## EXERCISE
From the entries below, return every line that includes the word "second".

Segment Start: DATA FOR THIS EXERCISE

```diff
@@ -97,6 +101,10 @@
     const pk KSUB = fr(((sc.mismatch * 16) | K_SUBST) + 2 * gF);
     const pk KREB = fr(gF * (R - 1));
     (void)GF; (void)KGOI; (void)KGOD; (void)KSUB; (void)KREB;
+    constexpr bool DFLOOR = FR == 2 && !(PK16_CELL_KO & 1);
+    constexpr bool SYMHI = FR == 2 && !(PK16_CELL_KO & 2);
+    constexpr bool ROWMAX2 = FR == 2 && !(PK16_CELL_KO & 4);
+    constexpr int SYM_SH = SYMHI ? 8 : 0;
     pk C16 = dup16(16), C32 = dup16(32), C1024 = dup16(1024);
     asm volatile("" : "+s"(C16), "+s"(C32), "+s"(C1024));
 
@@ -139,8 +147,8 @@
         const uint8_t* x1 = a.x + xs1;
         const bool packed = a.packed != 0;
         auto y_pair = [&](uint32_t col) -> pk {
-            if (packed) return sym2(a.y, ys0 + col) | (sym2(a.y, ys1 + col) << 16);
-            return (uint32_t)a.y[ys0 + col] | ((uint32_t)a.y[ys1 + col] << 16);
+            if (packed) return (sym2(a.y, ys0 + col) | (sym2(a.y, ys1 + col) << 16)) << SYM_SH;
+            return ((uint32_t)a.y[ys0 + col] | ((uint32_t)a.y[ys1 + col] << 16)) << SYM_SH;
         };
         const uint32_t Q0 = pair_ok ? P0 : 0, Q1 = pair_ok ? P1 : 0;
         uint32_t* tb0 = (uint32_t*)a.tb + (size_t)(Q0 / PW) * job_words + ((Q0 % PW) * LP + ll) * 16u;
@@ -202,6 +210,7 @@
             if (pair_ok && i <= m) {
                 px[r] = packed ? (((uint32_t)(xw0 >> (2 * r)) & 3u) | (((uint32_t)(xw1 >> (2 * r)) & 3u) << 16))
                                : ((uint32_t)x0[i - 1] | ((uint32_t)x1[i - 1] << 16));
+                px[r] <<= SYM_SH;
                 const Col0 c = col0_cell(sc, i, m, fold0);
                 Sl[r] = dup16(scl(c.S));
                 Il[r] = dup16(scl(c.I) | K_INS);
@@ -265,8 +274,10 @@
         s_all = (uint32_t)__builtin_amdgcn_readfirstlane((int)s_all);
         auto run_steps = [&](auto mr_tag) {
         constexpr int MRk = decltype(mr_tag)::value;
-        auto step = [&](auto allon_tag, auto fast_tag, const uint32_t s) {
+        auto step = [&](auto allon_tag, auto fast_tag, auto trip_tag, const uint32_t s) {
             constexpr bool ALLON = decltype(allon_tag)::value;
+            constexpr int TRIP = decltype(trip_tag)::value;
+            static_assert(!TRIP || (ALLON && ROWMAX2), "trips are pairs of unpredicated steps of the FR == 2 cell");
             constexpr bool FB = decltype(fast_tag)::value;
             constexpr bool FOLD = XS != CI && !FB;
             if ((s & (LP - 1)) == 0) {
@@ -328,22 +339,28 @@
                     for (int r = 0; r < R; r++) {
                         const bool maybe_m = MRk < 0 || r == MRk;
                         const bool is_m = MRk < 0 ? (r == mrow) : (r == MRk && mrow == MRk);
-                        const pk e = pk_subs_u16(ONE, px[r] ^ q);
+                        const pk e = pk_subs_u16(SYMHI ? DELTA : ONE, px[r] ^ q);
                         const pk Fr = F0 + (uint32_t)r * GF;
                         (void)Fr;
-                        const pk m_key = FR == 2 ? pk_mad_u16(e, DELTA, diag) + KSUB
+                        pk dk = diag + KSUB;
+                        if (SYMHI && !(PK16_CELL_KO & 8)) asm("" : "+v"(dk));
+                        const pk m_key = SYMHI   ? e + dk
+                                         : FR == 2 ? pk_mad_u16(e, DELTA, diag) + KSUB
                                          : FR    ? pk_max(pk_mad_u16(e, DELTA, diag) + KSUB, Fr)
                                          : LF    ? pk_subs_u16(pk_mad_u16(e, DELTA, diag), MISC)
                                                  : pk_adds(diag, pk_mad_u16(e, DELTA, MISK));
                         const pk Iv_t = FR ? pk_max(I_up, S_up + KGOI) : pk_max(pk_adds(I_up, GE), pk_adds(S_up, GOT_I));
-                        const pk Dv_t = FR ? pk_max(Dl[r], Sl[r] + KGOD) : pk_max(pk_adds(Dl[r], GE), pk_adds(Sl[r], GOT_D));
+                        const pk Dv_t = DFLOOR ? pk_max3h(Dl[r], Sl[r] + KGOD, Fr)
+                                        : FR   ? pk_max(Dl[r], Sl[r] + KGOD)
+                                               : pk_max(pk_adds(Dl[r], GE), pk_adds(Sl[r], GOT_D));
                         const pk Iv = Iv_t & NOFLAG, Dv = Dv_t & NOFLAG;
-                        pk kb = FR == 2 ? pk_max3h(m_key, Fr, Dv_t) : pk_max(m_key, Dv_t);
+                        pk kb = DFLOOR ? m_key : FR == 2 ? pk_max3h(m_key, Fr, Dv_t) : pk_max(m_key, Dv_t);
                         if (XP != CI && !LF) kb = pk_max(kb, XKEY);
-                        kb = FR == 2 ? pk_max3h(kb, Iv_t, Iv_t) : pk_max(kb, Iv_t);
+                        kb = DFLOOR ? pk_max3h(kb, Dv_t, Iv_t) : FR == 2 ? pk_max3h(kb, Iv_t, Iv_t) : pk_max(kb, Iv_t);
                         if (FOLD && maybe_m)
                             kb = pk_max(kb, is_m ? ((cmk & CLEAN) | (0x00010001u * K_XS)) : FLOORK);
                         const pk best = kb & CLEAN;
+                        const pk best_prev = Sl[r];
                         diag = Sl[r];
                         Sl[r] = best;
                         Dl[r] = Dv;
@@ -357,7 +374,10 @@
                         }
                         if (YS != CI) {
                             const pk t1 = YS == CZ ? best : pk_min(pk_adds(best, YS16), YSCAP);
-                            SnB[r] = pk_max(SnB[r], FR ? best - (Fr - sprio) : t1 | sprio);
+                            if (TRIP == 2)
+                                SnB[r] = pk_max3h(SnB[r], best_prev - (Fr - GF - sprio - ONE), best - (Fr - sprio));
+                            else if (TRIP == 0)
+                                SnB[r] = pk_max(SnB[r], FR ? best - (Fr - sprio) : t1 | sprio);
                         }
                         const pk c5 = pk_mad_u16(Dv_t & ONE, C16, (kb & 0x000e000eu) | (Iv_t & ONE));
                         if (r % 3 == 0)
@@ -431,13 +451,17 @@
         constexpr std::false_type no{};
         constexpr std::true_type yes{};
         constexpr std::bool_constant<LF> fast{};
-        for (; s < s_on; s++) step(no, fast, s);
+        constexpr std::integral_constant<int, 0> single{};
+        constexpr std::integral_constant<int, ROWMAX2 ? 1 : 0> first{};
+        constexpr std::integral_constant<int, ROWMAX2 ? 2 : 0> second{};
+        for (; s < s_on; s++) step(no, fast, single, s);
+        if (ROWMAX2 && (s & 1u) && s < s_off) step(yes, fast, single, s++);
         for (; s + 1 < s_off; s += 2) {
-            step(yes, fast, s);
-            step(yes, fast, s + 1);
-        }
-        for (; s < s_off; s++) step(yes, fast, s);
-        for (; s < nsteps_w; s++) step(no, fast, s);
+            step(yes, fast, first, s);
+            step(yes, fast, second, s + 1);
+        }
+        for (; s < s_off; s++) step(yes, fast, single, s);
+        for (; s < nsteps_w; s++) step(no, fast, single, s);
         };
         run_steps(std::integral_constant<int, (FAST && !LF) ? R - 1 : -1>{});
         if (nsteps_w % tsteps) store_tile(nsteps_w - 1);
diff --git a/rust-bio_amd/csrc/sw_kernels.h b/rust-bio_amd/csrc/sw_kernels.h
--- a/rust-bio_amd/csrc/sw_kernels.h
+++ b/rust-bio_amd/csrc/sw_kernels.h
@@ -37,8 +37,12 @@
     const int64_t g = -16ll * sc.ge, nsteps = (int64_t)max_ylen + lp - 1;
     return 16ll * sc.match * max_ylen + pk16_frame_bias(sc) + g * (r + nsteps) + 15 < 0x8000;
 }
+__host__ __device__ inline int32_t pk16_delta(const SwScoring& sc) {
+    return ((sc.match * 16) | (int32_t)(C_MATCH << 1)) - ((sc.mismatch * 16) | (int32_t)(C_SUBST << 1));
+}
 inline bool pk16_max3_fits(const SwScoring& sc, uint32_t max_ylen, int r, int lp) {
     if (sc.ge > 0 || sc.match < 0) return false;
+    if (pk16_delta(sc) < 0 || pk16_delta(sc) > 256) return false;
     const int64_t g = -16ll * sc.ge, nsteps = (int64_t)max_ylen + lp - 1;
     return 16ll * sc.match * max_ylen + pk16_frame_bias(sc) + g * (r + nsteps) + 15 < 0x7c00;
 }
```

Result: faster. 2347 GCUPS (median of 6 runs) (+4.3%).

Segment End: DATA FOR THIS EXERCISE

## YOUR SOLUTION
+        constexpr std::integral_constant<int, ROWMAX2 ? 2 : 0> second{};
+            step(yes, fast, second, s + 1);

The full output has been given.